Records excerpted from a collection:
********

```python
class AttnBwdArgs(C.Structure):
    _fields_ = [("qa", vp), ("ka", vp), ("v", vp), ("ctx", vp), ("dctx", vp), ("lse2", vp),
                ("delta", vp), ("dqa", vp), ("dk", vp), ("dv", vp), ("B", i32), ("heads", i32),
                ("Nq", i32), ("Nk", i32), ("DA", i32), ("q_splits", i32), ("scale", f32),
                ("bias_cols", i32), ("relD", vp), ("relD_ld", i32), ("relD_map", vp), ("relD_scale", f32),
                ("relR", vp), ("relX", vp)]


class HeadArgs(C.Structure):
    _fields_ = [("tokens", vp), ("B", i32), ("N", i32), ("C", i32), ("T", i32), ("O", i32), ("keep", vp),
                ("w_proj", vp), ("b_proj", vp), ("n_cls", i32), ("w_box", vp), ("b_box", vp),
                ("w_bce", vp), ("b_bce", vp), ("w_con", vp), ("b_con", vp),
                ("logits", vp), ("boxes", vp), ("contact", vp), ("xobj", vp)]


class HeadBwdArgs(C.Structure):
    _fields_ = [("f", HeadArgs), ("dlogits", vp), ("dboxes", vp), ("dcontact", vp), ("dxobj", vp), ("dtokens", vp),
                ("gw_proj", vp), ("gb_proj", vp), ("gw_box", vp), ("gb_box", vp), ("gw_bce", vp), ("gb_bce", vp),
                ("gw_con", vp), ("gb_con", vp), ("ordered", i32)]


class StepHost(C.Structure):
    _fields_ = [("lr", f32 * 2), ("weight_decay", f32 * 2), ("max_norm", f32), ("clip_value", f32),
                ("grad_scale", f32), ("reserved", f32)]


class StepDev(C.Structure):
    _fields_ = [("applied", i64), ("skipped", i64), ("consecutive", i32), ("apply", i32), ("coef", f32),
                ("bc1", f32), ("bc2_sqrt", f32), ("sumsq", f32), ("grad_norm", f32), ("reserved", f32)]


_SIGS = {
    "svit_version": (i32, []),
    "svit_arch": (C.c_char_p, []),
    "svit_gemm_nt": (i32, [C.POINTER(GemmArgs), vp]),
    "svit_gemm_tn": (i32, [vp, i32, vp, i32, vp, i32, i32, i32, i32, i32, vp, vp]),
    "svit_gemm_tn_grouped": (i32, [C.POINTER(TnProblem), i32, vp]),
    "svit_gemm_tn_grouped_ex": (i32, [C.POINTER(TnProblem), i32, i32, vp]),
    "svit_gemm_tn_grouped_slab": (i32, [C.POINTER(TnProblem), i32, vp, i64, vp]),
    "svit_gemm_tn_grouped_workspace": (i64, [C.POINTER(TnProblem), i32]),
    "svit_colsum_bf16": (i32, [vp, i32, vp, i32, i32, vp]),
    "svit_cast_f32_bf16": (i32, [vp, vp, i64, vp]),
    "svit_table_interp": (i32, [vp, i32, i32, vp, vp, vp, vp]),
    "svit_table_interp_batched": (i32, [vp, i32, i32, vp]),
    "svit_transpose_cast_batched": (i32, [vp, vp, vp, i32, i32, vp]),
    "svit_transpose_bf16_batched": (i32, [vp, vp, vp, i32, i32, vp]),
    "svit_scale_cast": (i32, [vp, vp, vp, i32, i64, i32, i32, i32, i32, vp]),
    "svit_pad_cast_rows": (i32, [vp, vp, i32, i32, i32, vp]),
    "svit_reduce_defer": (i32, [i32, vp]),
    "svit_reduce_flush": (i32, [vp]),
    "svit_reduce_reset": (i32, [vp]),
    "svit_layernorm_fwd": (i32, [vp, vp, vp, vp, vp, vp, vp, i64, i32, f32, vp]),
    "svit_layernorm_bwd": (i32, [vp, i32, vp, vp, vp, vp, vp, vp, vp, vp, i32, vp, vp, i64, i32, vp,
                                 i64, vp]),
    "svit_im2col_patch": (i32, [vp, vp, i32, i32, i32, i32, vp]),
    "svit_im2col_patch_u8": (i32, [vp, i64, vp, vp, vp, i32, i32, i32, i32, i32, vp]),
    "svit_im2col_patch_u8_mix": (i32, [vp, i64, vp, vp, vp, vp, i32, i32, i32, i32, i32, vp]),
    "svit_mixup_clips": (i32, [vp, vp, i32, i32, i32, i32, vp]),
    "svit_fill_special_tokens": (i32, [vp, vp, vp, vp, i32, i32, i32, i32, i32, i32, i32, vp]),
    "svit_special_token_grads": (i32, [vp, vp, vp, vp, i32, i32, i32, i32, i32, i32, i32, vp]),
    "svit_pool_ln_fwd": (i32, [C.POINTER(PoolArgs), vp]),
    "svit_pool_ln_bwd": (i32, [C.POINTER(PoolLnBwdArgs), vp]),
    "svit_pool_ln_fwd_qkv": (i32, [C.POINTER(PoolArgs), vp]),
    "svit_pool_ln_fwd_qkv_sel": (i32, [C.POINTER(PoolArgs), C.POINTER(vp), vp]),
    "svit_pool_weight_sel": (i32, [vp, vp, vp, i32, vp]),
    "svit_pool_ln_bwd_qkv": (i32, [C.POINTER(PoolLnBwdArgs), vp]),
    "svit_pool_conv_bwd_qkv": (i32, [C.POINTER(PoolDgradArgs), C.POINTER(PoolWgradArgs), vp]),
    "svit_pool_conv_bwd_workspace": (i64, [C.POINTER(PoolDgradArgs)]),
    "svit_relpos_q_fwd": (i32, [C.POINTER(RelqArgs), vp]),
    "svit_relpos_q_bwd": (i32, [C.POINTER(RelqBwdArgs), vp]),
    "svit_relpos_scatter": (i32, [C.POINTER(RelqScatterArgs), vp]),
    "svit_relpos_gather": (i32, [C.POINTER(RelqGatherArgs), vp]),
    "svit_attn_fwd": (i32, [C.POINTER(AttnFwdArgs), vp]),
    "svit_attn_bwd": (i32, [C.POINTER(AttnBwdArgs), vp]),
    "svit_attn_bwd_parts": (i32, [C.POINTER(AttnBwdArgs)]),
    "svit_maxpool_fwd": (i32, [vp, vp, vp, i32, i32, i32, i32, i32, i32, vp]),
    "svit_maxpool_bwd": (i32, [vp, vp, vp, i32, i32, i32, i32, i32, i32, vp]),
    "svit_maxpool_bwd_bf16": (i32, [vp, vp, vp, i32, i32, i32, i32, i32, i32, vp]),
    "svit_sumsq": (i32, [vp, i64, vp, vp, i64, vp]),
    "svit_adamw_step": (i32, [vp, vp, vp, vp, i64, vp, f32, f32, f32, f32, f32, f32, i32, f32, vp]),
    "svit_adamw_bias_table": (i32, [f32, f32, vp, i64, C.POINTER(i64)]),
    "svit_step_guard": (i32, [vp, i64, vp, vp, vp, i64, vp, i64, vp]),
    "svit_adamw_step_guarded": (i32, [vp, vp, vp, vp, i64, i64, vp, vp, f32, f32, f32, vp]),
    "svit_head_fwd": (i32, [C.POINTER(HeadArgs), vp]),
    "svit_head_bwd": (i32, [C.POINTER(HeadBwdArgs), vp]),
    "svit_haog_loss": (i32, [vp, vp, vp, vp, vp, vp, vp, vp, vp, i32, i32, vp]),
    "svit_haog_loss_bwd": (i32, [vp, vp, vp, vp, vp, vp, vp, i32, i32, vp]),
    "svit_ce_loss": (i32, [vp, vp, i32, i32, vp, vp, vp]),
    "svit_ce_loss_soft": (i32, [vp, vp, vp, vp, f32, f32, i32, i32, vp, vp, vp]),
# ... 92 lines not shown
```

### svit_amd/ops.py

```python
import ctypes as C

import torch

from . import hip
from .hip import ptr

BF16 = torch.bfloat16
F32 = torch.float32
HD = 96
_scratch = {}


def scratch(device, floats=8 * 1024 * 1024, tag="main"):
    key = (device.index, floats, tag)
    buf = _scratch.get(key)
    if buf is None:
        buf = torch.empty(floats, device=device, dtype=F32)
        _scratch[key] = buf
    return buf


def _chk_rows(*ts):
    for t in ts:
        if not t.is_cuda or t.dim() != 2 or t.stride(1) != 1:
# ... 442 lines not shown
    a.workspace, a.workspace_floats = ptr(ws), ws.numel()




def pool_conv_bwd_workspace(B, heads, thw, n_obj, strides):
    da = (hip.PoolDgradArgs * 3)()
    for i in range(3):
        da[i].B, da[i].heads, (da[i].T, da[i].H, da[i].W), da[i].n_obj, da[i].stride_hw, da[i].which = B, heads, thw, n_obj, strides[i], i
    return int(hip.load().svit_pool_conv_bwd_workspace(da))


def pool_conv_bwd_qkv(dpres, conv_ws, dqkv, qkv, dws, B, heads, thw, n_obj, strides, ws=None):
    if ws is None:
        need = pool_conv_bwd_workspace(B, heads, thw, n_obj, strides)
        ws = scratch(dpres[0].device, max(8 * 1024 * 1024, need), tag="poolbwd")
    da = (hip.PoolDgradArgs * 3)()
    wa = (hip.PoolWgradArgs * 3)()
    for i in range(3):
        _pool_dgrad_args(da[i], dpres[i], conv_ws[i], dqkv, i, B, heads, thw, n_obj, strides[i])
        _pool_wgrad_args(wa[i], dpres[i], qkv, i, dws[i], B, heads, thw, n_obj, strides[i], ws)
    hip.call("svit_pool_conv_bwd_qkv", da, wa)


def relpos_q_fwd(qa, tabs, idx, B, heads, q_thw, k_thw, n_obj, inv_scale):
    a = hip.RelqArgs()
    a.qa, a.ld = ptr(qa), qa.shape[-1]
    a.rel_h, a.rel_w, a.rel_t = (ptr(t) for t in tabs)
    a.idx_h, a.idx_w, a.idx_t = (ptr(t) for t in idx)
    a.B, a.heads = B, heads
    a.qt, a.qh, a.qw = q_thw
    a.kt, a.kh, a.kw = k_thw
    a.n_obj, a.inv_scale = n_obj, inv_scale
    hip.call("svit_relpos_q_fwd", C.byref(a))


def relpos_q_bwd(qa, dqa, tabs, idx, dtabs, B, heads, q_thw, k_thw, n_obj, inv_scale):
    Nq = qa.shape[2]
    dq_extra = torch.empty((B, heads, Nq, HD), device=qa.device, dtype=F32)
    a = hip.RelqBwdArgs()
    a.qa, a.dqa, a.ld = ptr(qa), ptr(dqa), qa.shape[-1]
    a.rel_h, a.rel_w, a.rel_t = (ptr(t) for t in tabs)
    a.idx_h, a.idx_w, a.idx_t = (ptr(t) for t in idx)
    a.dq_extra = ptr(dq_extra)
    a.drel_h, a.drel_w, a.drel_t = (ptr(t) for t in dtabs)
    a.rows_h, a.rows_w, a.rows_t = (t.shape[0] for t in tabs)
    a.B, a.heads = B, heads
    a.qt, a.qh, a.qw = q_thw
    a.kt, a.kh, a.kw = k_thw
    a.n_obj, a.inv_scale = n_obj, inv_scale
    ws = scratch(qa.device)
    a.workspace, a.workspace_floats = ptr(ws), ws.numel()
    hip.call("svit_relpos_q_bwd", C.byref(a))
    return dq_extra
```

********

In the entries above, how many lines hold the word "class"? Answer with the number only.

5